Myron Scholes appears not to understand the basics of supply and demand:
Guest Contribution: Myron Scholes on Whether QE2 Will Work: Myron Scholes, the Nobel Prize-winning retired Stanford University finance economist, contemplates the prospects for another round of Federal Reserve quantitative easing, and wonders if it’ll work as well as the Fed hopes.
(1) Maybe in short run, QE reduces the risk premium and encourages investment. Encouraging investment is good. The problem is that this isn’t a rational argument. The risk premium can’t be affected by flows. Investors will sell risky assets to government and buy bonds. The Fed could end up holding all risky assets; investors will hold safe assets. The risk premium stays the same...
If the Federal Reserve holds all the risky assets, then the risk associated with them is borne by taxpayers as a whole.
Taxpayers as a whole are different from investors as a whole.

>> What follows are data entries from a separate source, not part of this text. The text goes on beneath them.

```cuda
extern "C"
{
    zr_status zr_renderer_create(const zr_renderer_desc* desc, zr_scene* scene, zr_renderer** out)
    {
        if (!desc || !scene || !out || !desc->width || !desc->height)
        {
            zr::set_error("zr_renderer_create: bad args");
            return ZR_ERR_INVALID_ARG;
        }
        zr_renderer* r = new zr_renderer();
        r->width = desc->width; r->height = desc->height; r->scene = scene; r->twoStreams = desc->two_streams != 0;
        zr_status s = ZR_OK;
        for (int i = 0; i < 2 && s == ZR_OK; i++) s = zr_gbuffer_alloc(desc->width, desc->height, desc->with_tridiff, &r->gbuffer[i]);
        if (s == ZR_OK) s = zr_gbuffer_pass_create(&r->gbufferPass);
        if (s == ZR_OK) s = zr_direct_pass_create(desc->width, desc->height, &r->direct);
        if (s == ZR_OK) s = zr_indirect_pass_create(desc->width, desc->height, &r->indirect);
        if (s == ZR_OK) s = zr_compositing_pass_create(desc->width, desc->height, &r->compositing);
        if (s == ZR_OK) s = zr_taa_pass_create(desc->width, desc->height, &r->taa);
        if (s == ZR_OK && cudaStreamCreateWithFlags(&r->side, cudaStreamNonBlocking) != cudaSuccess) s = ZR_ERR_CUDA;
        if (s == ZR_OK && cudaEventCreateWithFlags(&r->evGBuffer, cudaEventDisableTiming) != cudaSuccess) s = ZR_ERR_CUDA;
        if (s == ZR_OK && cudaEventCreateWithFlags(&r->evDirect, cudaEventDisableTiming) != cudaSuccess) s = ZR_ERR_CUDA;
        if (s != ZR_OK) { r->Release(); delete r; return s; }
        *out = r;
        return ZR_OK;
    }

    void zr_renderer_destroy(zr_renderer* r)
    {
        if (!r) return;
        r->Release();
        delete r;
    }

    zr_status zr_renderer_render(zr_renderer* r, const zr_frame_constants* fc, void* stream_)
    {
        if (!r || !fc) return ZR_ERR_INVALID_ARG;
        if (fc->RenderWidth != r->width || fc->RenderHeight != r->height)
        {
            zr::set_error("zr_renderer_render: frame is %ux%u but the renderer was sized %ux%u", fc->RenderWidth, fc->RenderHeight,
                r->width, r->height);
            return ZR_ERR_INVALID_ARG;
        }
        cudaStream_t stream = (cudaStream_t)stream_;
        zr_status s;
        if (r->framesRendered == 0)
        {
            s = zr_prelighting_render(r->scene, stream);
            if (s != ZR_OK) return s;
        }
        s = zr_presample_emissives(r->scene, fc->FrameNum, stream);
        if (s != ZR_OK) return s;
        s = zr_build_light_voxel_grid(r->scene, fc, stream);
        if (s != ZR_OK) return s;

        r->curr ^= 1;
        zr_frame_inputs in;
        in.frame = *fc;
        in.curr = r->gbuffer[r->curr];
        in.prev = r->gbuffer[r->curr ^ 1];
        in.scene = r->scene;

        s = zr_gbuffer_pass_render(r->gbufferPass, &in, stream);
        if (s != ZR_OK) return s;
        cudaStream_t directStream = stream;
        if (r->twoStreams)
        {
            ZR_CUDA(cudaEventRecord(r->evGBuffer, stream));
            ZR_CUDA(cudaStreamWaitEvent(r->side, r->evGBuffer, 0));
            directStream = r->side;
        }
        s = zr_direct_pass_render(r->direct, &in, directStream);
        if (s != ZR_OK) return s;
        s = r->integrator != ZR_INTEGRATOR_RESTIR_PT ? zr_gi_pass_render(r->gi, &in, stream) : zr_indirect_pass_render(r->indirect, &in, stream);
        if (s != ZR_OK) return s;
        if (r->twoStreams)
        {
            ZR_CUDA(cudaEventRecord(r->evDirect, r->side));
            ZR_CUDA(cudaStreamWaitEvent(stream, r->evDirect, 0));
        }
        s = r->TakeHookStatus();
        if (s != ZR_OK) return s;
        zr_image2d di, ind, comp;
        s = zr_direct_pass_get_output(r->direct, ZR_DIRECT_FINAL, &di);
        if (s != ZR_OK) return s;
        s = r->integrator != ZR_INTEGRATOR_RESTIR_PT ? zr_gi_pass_get_output(r->gi, ZR_GI_FINAL, &ind)
                                                     : zr_indirect_pass_get_output(r->indirect, ZR_INDIRECT_FINAL, &ind);
        if (s != ZR_OK) return s;
        if (r->comm && r->world > 1)
        {
            zr_image2d planes[3] = { di, ind, zr_image2d{} };
            s = zr_taa_pass_get_output(r->taa, &planes[2]);
            if (s != ZR_OK) return s;
            s = zr_comm_exchange_halos(r->comm, 0, r->bounds.data(), zr_renderer::HALO, planes, 3, stream);
            if (s != ZR_OK) return s;
        }
        s = zr_compositing_pass_render(r->compositing, &in, di.d_ptr, ind.d_ptr, stream);
        if (s != ZR_OK) return s;
        s = zr_compositing_pass_get_output(r->compositing, &comp);
        if (s != ZR_OK) return s;
        if (r->svgf)
        {
            s = zr_svgf_pass_render(r->svgf, &in, comp.d_ptr, stream);
            if (s != ZR_OK) return s;
            s = r->TakeHookStatus();
            if (s != ZR_OK) return s;
            s = zr_svgf_pass_get_output(r->svgf, ZR_SVGF_DENOISED, &comp);
            if (s != ZR_OK) return s;
        }
        zr_image2d exposure{};
        if (r->ae)
        {
            s = zr_auto_exposure_pass_render(r->ae, &in, comp.d_ptr, stream);
            if (s != ZR_OK) return s;
            s = r->TakeHookStatus();
            if (s != ZR_OK) return s;
            s = zr_auto_exposure_pass_get_output(r->ae, &exposure);
            if (s != ZR_OK) return s;
        }
        s = zr_taa_pass_render(r->taa, &in, comp.d_ptr, stream);
        if (s != ZR_OK) return s;
        zr_image2d img;
        s = zr_taa_pass_get_output(r->taa, &img);
        if (s != ZR_OK) return s;
        zr_image2d shown{};
        if (r->display)
        {
            s = zr_display_pass_render(r->display, &in, img.d_ptr, exposure.d_ptr, stream);
            if (s != ZR_OK) return s;
            s = zr_display_pass_get_output(r->display, &shown);
            if (s != ZR_OK) return s;
        }
        if (r->comm && r->world > 1 && r->gatherOutput)
        {
            s = zr_comm_gather_rows(r->comm, r->bounds.data(), &img, 0, stream);
            if (s != ZR_OK) return s;
            if (r->display) s = zr_comm_gather_rows(r->comm, r->bounds.data(), &shown, 0, stream);
            if (s != ZR_OK) return s;
        }
        r->framesRendered++;
        return ZR_OK;
    }

    zr_status zr_renderer_set_integrator(zr_renderer* r, zr_integrator method)
    {
        if (!r) return ZR_ERR_INVALID_ARG;
        if (method != ZR_INTEGRATOR_PATH_TRACING && method != ZR_INTEGRATOR_RESTIR_GI && method != ZR_INTEGRATOR_RESTIR_PT)
        {
            zr::set_error("zr_renderer_set_integrator: unknown integrator %d (path tracing = 0, ReSTIR GI = 1, ReSTIR PT = 2)", (int)method);
            return ZR_ERR_INVALID_ARG;
        }
        if (method == r->integrator) return ZR_OK;
        zr_status s = ZR_OK;
        if (method != ZR_INTEGRATOR_RESTIR_PT)
        {
            if (!r->gi) s = zr_gi_pass_create(r->width, r->height, &r->gi);
            else s = zr_gi_pass_reset_temporal(r->gi);
            if (s == ZR_OK) s = zr_gi_pass_set_method(r->gi, method);
            if (s == ZR_OK) s = r->ApplyShard();
        }
        else
            s = zr_indirect_pass_reset_temporal(r->indirect);
        if (s != ZR_OK) return s;
        r->integrator = method;
        return ZR_OK;
    }
    zr_status zr_renderer_set_denoiser(zr_renderer* r, int enable, zr_svgf_pass** out_pass)
    {
        if (!r) return ZR_ERR_INVALID_ARG;
        zr_status s = ZR_OK;
        if (enable && !r->svgf)
        {
            s = zr_svgf_pass_create(r->width, r->height, &r->svgf);
            if (s == ZR_OK) s = r->ApplyShard();
            if (s != ZR_OK && r->svgf) { zr_svgf_pass_destroy(r->svgf); r->svgf = nullptr; }
        }
        if (!enable && r->svgf) { zr_svgf_pass_destroy(r->svgf); r->svgf = nullptr; }
        if (out_pass) *out_pass = r->svgf;
        return s;
    }
    zr_status zr_renderer_set_display(zr_renderer* r, int enable, zr_auto_exposure_pass** out_ae, zr_display_pass** out_display)
    {
        if (!r) return ZR_ERR_INVALID_ARG;
        zr_status s = ZR_OK;
        if (enable && !r->ae)
        {
            s = zr_auto_exposure_pass_create(r->width, r->height, &r->ae);
            if (s == ZR_OK) s = zr_display_pass_create(r->width, r->height, &r->display);
            if (s == ZR_OK) s = r->ApplyShard();
            if (s != ZR_OK) r->ReleaseDisplay();
        }
        if (!enable) r->ReleaseDisplay();
        if (out_ae) *out_ae = r->ae;
        if (out_display) *out_display = r->display;
        return s;
    }
    zr_status zr_renderer_get_display_output(zr_renderer* r, zr_image2d* out)
    {
        if (!r || !out) return ZR_ERR_INVALID_ARG;
        if (!r->display) { zr::set_error("zr_renderer_get_display_output: the display stage is off (zr_renderer_set_display)"); return ZR_ERR_NOT_INITIALIZED; }
        return zr_display_pass_get_output(r->display, out);
    }
    zr_status zr_renderer_set_shard(zr_renderer* r, zr_comm* comm, const uint32_t* bounds, int gather_output)
    {
        if (!r) return ZR_ERR_INVALID_ARG;
        if (!comm)
        {
            r->comm = nullptr; r->world = 1; r->rank = 0; r->bounds.clear();
            return r->ApplyShard();
        }
        if (!bounds) { zr::set_error("zr_renderer_set_shard: bounds missing"); return ZR_ERR_INVALID_ARG; }
        int rank = 0, world = 1;
        zr_status s = zr_comm_rank(comm, &rank, &world);
        if (s != ZR_OK) return s;
        if (bounds[0] != 0 || bounds[world] != r->height) { zr::set_error("zr_renderer_set_shard: bounds must cover [0, height)"); return ZR_ERR_INVALID_ARG; }
        for (int q = 0; q < world; q++)
            if (bounds[q + 1] <= bounds[q] || (q + 1 < world && bounds[q + 1] % 32 != 0))
            {
                zr::set_error("zr_renderer_set_shard: strip bounds must increase and be multiples of 32 rows");
                return ZR_ERR_INVALID_ARG;
            }
        r->comm = comm; r->rank = rank; r->world = world; r->gatherOutput = gather_output != 0;
        r->bounds.assign(bounds, bounds + world + 1);
        return r->ApplyShard();
    }
    zr_status zr_renderer_get_gi_pass(zr_renderer* r, zr_gi_pass** gi)
    {
        if (!r || !gi) return ZR_ERR_INVALID_ARG;
        *gi = r->gi;
        return ZR_OK;
    }
    zr_status zr_renderer_apply_scene_settings(zr_renderer* r, int use_lvg, uint32_t out_applied[2])
    {
        if (!r) return ZR_ERR_INVALID_ARG;
        const zr_alias_entry* table = nullptr; uint32_t numEmissive = 0;
        zr_status s = zr_scene_get_alias_table(r->scene, &table, &numEmissive);
        if (s != ZR_OK) return s;
        constexpr uint32_t MIN_NUM_LIGHTS_PRESAMPLING = (uint32_t)((0.5 * 1024 * 1024) / sizeof(zr_presampled_tri));
        static_assert(MIN_NUM_LIGHTS_PRESAMPLING == 13107, "sizeof(PresampledEmissiveTriangle) must be 40");
        const bool presampling = numEmissive >= MIN_NUM_LIGHTS_PRESAMPLING;
        const bool lvg = use_lvg && presampling;
        s = presampling ? zr_scene_set_presampling(r->scene, 128, 512) : zr_scene_set_presampling(r->scene, 0, 0);
        if (s != ZR_OK) return s;
        const uint32_t dim[3] = { 32, 8, 40 }, none[3] = { 0, 0, 0 };
        const float ext[3] = { 0.6f, 0.45f, 0.6f };
        s = zr_scene_set_light_voxel_grid(r->scene, lvg ? dim : none, ext, 0.1f);
        if (s != ZR_OK) return s;
        if (out_applied) { out_applied[0] = presampling; out_applied[1] = lvg; }
        return ZR_OK;
    }

    zr_status zr_renderer_get_output(zr_renderer* r, zr_image2d* out)
    {
        if (!r || !out) return ZR_ERR_INVALID_ARG;
        return zr_taa_pass_get_output(r->taa, out);
    }
    zr_status zr_renderer_get_passes(zr_renderer* r, zr_gbuffer_pass** g, zr_direct_pass** d, zr_indirect_pass** i,
        zr_compositing_pass** c, zr_taa_pass** t)
    {
        if (!r) return ZR_ERR_INVALID_ARG;
        if (g) *g = r->gbufferPass;
        if (d) *d = r->direct;
        if (i) *i = r->indirect;
        if (c) *c = r->compositing;
        if (t) *t = r->taa;
        return ZR_OK;
    }
    zr_status zr_renderer_get_gbuffer(zr_renderer* r, int previous, zr_gbuffer* out)
    {
        if (!r || !out) return ZR_ERR_INVALID_ARG;
        *out = r->gbuffer[previous ? r->curr ^ 1 : r->curr];
        return ZR_OK;
    }
}
```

Thus if the Fed buys risky assets for safe assets, it reduces the quantity supplied of risky assets to be held by private investors. As quantity goes down, price goes up. As the price of risky assets rises, the spread between their expected returns and those of safe assets goes down.
In other words: the risk premium does not stay the same. It goes down.
This is not rocket science, people.
I can still hear Milton Friedman:
Brad. Supply and demand curves are never horizontal. They are never vertical. If somebody says that quantities change without changing prices, or that prices change without changing quantities, hold tightly onto your wallet--there is something funny going on.
To claim that shifting risk off of investors and onto taxpayers has no effect on risk premia because "U.S. persons own the Fed.... society still has the risk. The risk doesn’t go away, any more than the risk of holding subprime mortgages went away before the crisis. We cannot structure the risk such that it disappears..." is the kind of mistake that--well, that not even a parrot would make.
We can (and do) argue about how much quantitative easing would reduce risk premia. But the assumption that the relevant demand curve is flat--that seems to me to be a mistake that a properly-trained parrot would not make.